> [Exercise goal] Give the count of lines in the records below that contain "typename", with no other words.

> [Input material]
+        for (int r = 0; r < 4; ++r) acc[r] = xn[jt] + zn[r];
+        acc_t acc2 = {0, 0, 0, 0};
+        __builtin_amdgcn_sched_barrier(0);
+#pragma unroll
+        for (int q = 0; q < KS; q += 2) {
+          acc = M16::mma(za[q], xl[(4 * q) * NT + jt * 16], acc);
+          acc2 = M16::mma(za[q + 1], xl[(4 * q + 4) * NT + jt * 16], acc2);
+        }
+#pragma unroll
+        for (int r = 0; r < 4; ++r) acc[r] += acc2[r];
+      }
+      T out[4];
+#pragma unroll
+      for (int r = 0; r < 4; ++r) {
+        const T v = acc[r];
+        if constexpr (SVGP_PREGEN_EXPTAB && F == KSE && sizeof(T) == 8) out[r] = T(kexp_tab(double(v > c0 ? c0 : v), exptab));
+        else out[r] = (F == KSE) ? kexp(v > c0 ? c0 : v) : kappa<T>(F, v < T(0) ? T(0) : v, variance);
+      }
+      if (inside) {
+#pragma unroll
+        for (int r = 0; r < 4; ++r) wp[(M16::row(0, r) - M16::row(0, 0)) * NT + jt * 16] = out[r];
+      } else {
+        int lim_here = lim;
+        asm volatile("" : "+s"(lim_here));
+#pragma unroll
+        for (int r = 0; r < 4; ++r) wp[(M16::row(0, r) - M16::row(0, 0)) * NT + jt * 16] = (M16::row(lane, r) < lim_here) ? out[r] : T(0);
+        asm volatile("" ::: "memory");
+      }
+    }
+  }
+}
+
+
 template <typename G, typename T, int NT, int NTHR>
 __device__ __forceinline__ void store_tile_point_major(const typename G::Acc& acc, T* __restrict__ smem, T* __restrict__ out,
                                                        int64_t c0, int64_t Mp, int row0) {
@@ -175,6 +288,7 @@
   const T* __restrict__ Tm = static_cast<const T*>(a.T);
   const T* __restrict__ U = static_cast<const T*>(a.U);
   const T* __restrict__ zs = static_cast<const T*>(a.zs);
+  const T* __restrict__ znorm = static_cast<const T*>(a.znorm);
   const T* __restrict__ mp = static_cast<const T*>(a.mp);
   const T* __restrict__ x = static_cast<const T*>(a.x);
   const T* __restrict__ invl = static_cast<const T*>(a.kp.invl);
@@ -250,22 +364,22 @@
       };
       if constexpr (BIGD) {
         if (pre_dl == 32) {
-          if (family == KSE) pregen_mfma<T, NT, NTHR, KSE, 32>(xs, zs, d, Mp, M, a.kp.variance, workK, exptab);
-          else if (family == KM32) pregen_mfma<T, NT, NTHR, KM32, 32>(xs, zs, d, Mp, M, a.kp.variance, workK);
-          else pregen_mfma<T, NT, NTHR, KM52, 32>(xs, zs, d, Mp, M, a.kp.variance, workK);
+          if (family == KSE) pregen_mfma<T, NT, NTHR, KSE, 32>(xs, zs, znorm, d, Mp, M, a.kp.variance, workK, exptab);
+          else if (family == KM32) pregen_mfma<T, NT, NTHR, KM32, 32>(xs, zs, znorm, d, Mp, M, a.kp.variance, workK);
+          else pregen_mfma<T, NT, NTHR, KM52, 32>(xs, zs, znorm, d, Mp, M, a.kp.variance, workK);
         } else {
-          if (family == KSE) pregen_mfma<T, NT, NTHR, KSE, 64>(xs, zs, d, Mp, M, a.kp.variance, workK, exptab);
-          else if (family == KM32) pregen_mfma<T, NT, NTHR, KM32, 64>(xs, zs, d, Mp, M, a.kp.variance, workK);
-          else pregen_mfma<T, NT, NTHR, KM52, 64>(xs, zs, d, Mp, M, a.kp.variance, workK);
+          if (family == KSE) pregen_mfma<T, NT, NTHR, KSE, 64>(xs, zs, znorm, d, Mp, M, a.kp.variance, workK, exptab);
+          else if (family == KM32) pregen_mfma<T, NT, NTHR, KM32, 64>(xs, zs, znorm, d, Mp, M, a.kp.variance, workK);
+          else pregen_mfma<T, NT, NTHR, KM52, 64>(xs, zs, znorm, d, Mp, M, a.kp.variance, workK);
         }
       } else if (pre_dl == 8) {
-        if (family == KSE) pregen_mfma<T, NT, NTHR, KSE, 8>(xs, zs, d, Mp, M, a.kp.variance, workK, exptab);
-        else if (family == KM32) pregen_mfma<T, NT, NTHR, KM32, 8>(xs, zs, d, Mp, M, a.kp.variance, workK);
-        else pregen_mfma<T, NT, NTHR, KM52, 8>(xs, zs, d, Mp, M, a.kp.variance, workK);
+        if (family == KSE) pregen_mfma<T, NT, NTHR, KSE, 8>(xs, zs, znorm, d, Mp, M, a.kp.variance, workK, exptab);
+        else if (family == KM32) pregen_mfma<T, NT, NTHR, KM32, 8>(xs, zs, znorm, d, Mp, M, a.kp.variance, workK);
+        else pregen_mfma<T, NT, NTHR, KM52, 8>(xs, zs, znorm, d, Mp, M, a.kp.variance, workK);
       } else if (pre_dl == 16) {
-        if (family == KSE) pregen_mfma<T, NT, NTHR, KSE, 16>(xs, zs, d, Mp, M, a.kp.variance, workK, exptab);
-        else if (family == KM32) pregen_mfma<T, NT, NTHR, KM32, 16>(xs, zs, d, Mp, M, a.kp.variance, workK);
-        else pregen_mfma<T, NT, NTHR, KM52, 16>(xs, zs, d, Mp, M, a.kp.variance, workK);
+        if (family == KSE) pregen_mfma<T, NT, NTHR, KSE, 16>(xs, zs, znorm, d, Mp, M, a.kp.variance, workK, exptab);
+        else if (family == KM32) pregen_mfma<T, NT, NTHR, KM32, 16>(xs, zs, znorm, d, Mp, M, a.kp.variance, workK);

> [Written response] 2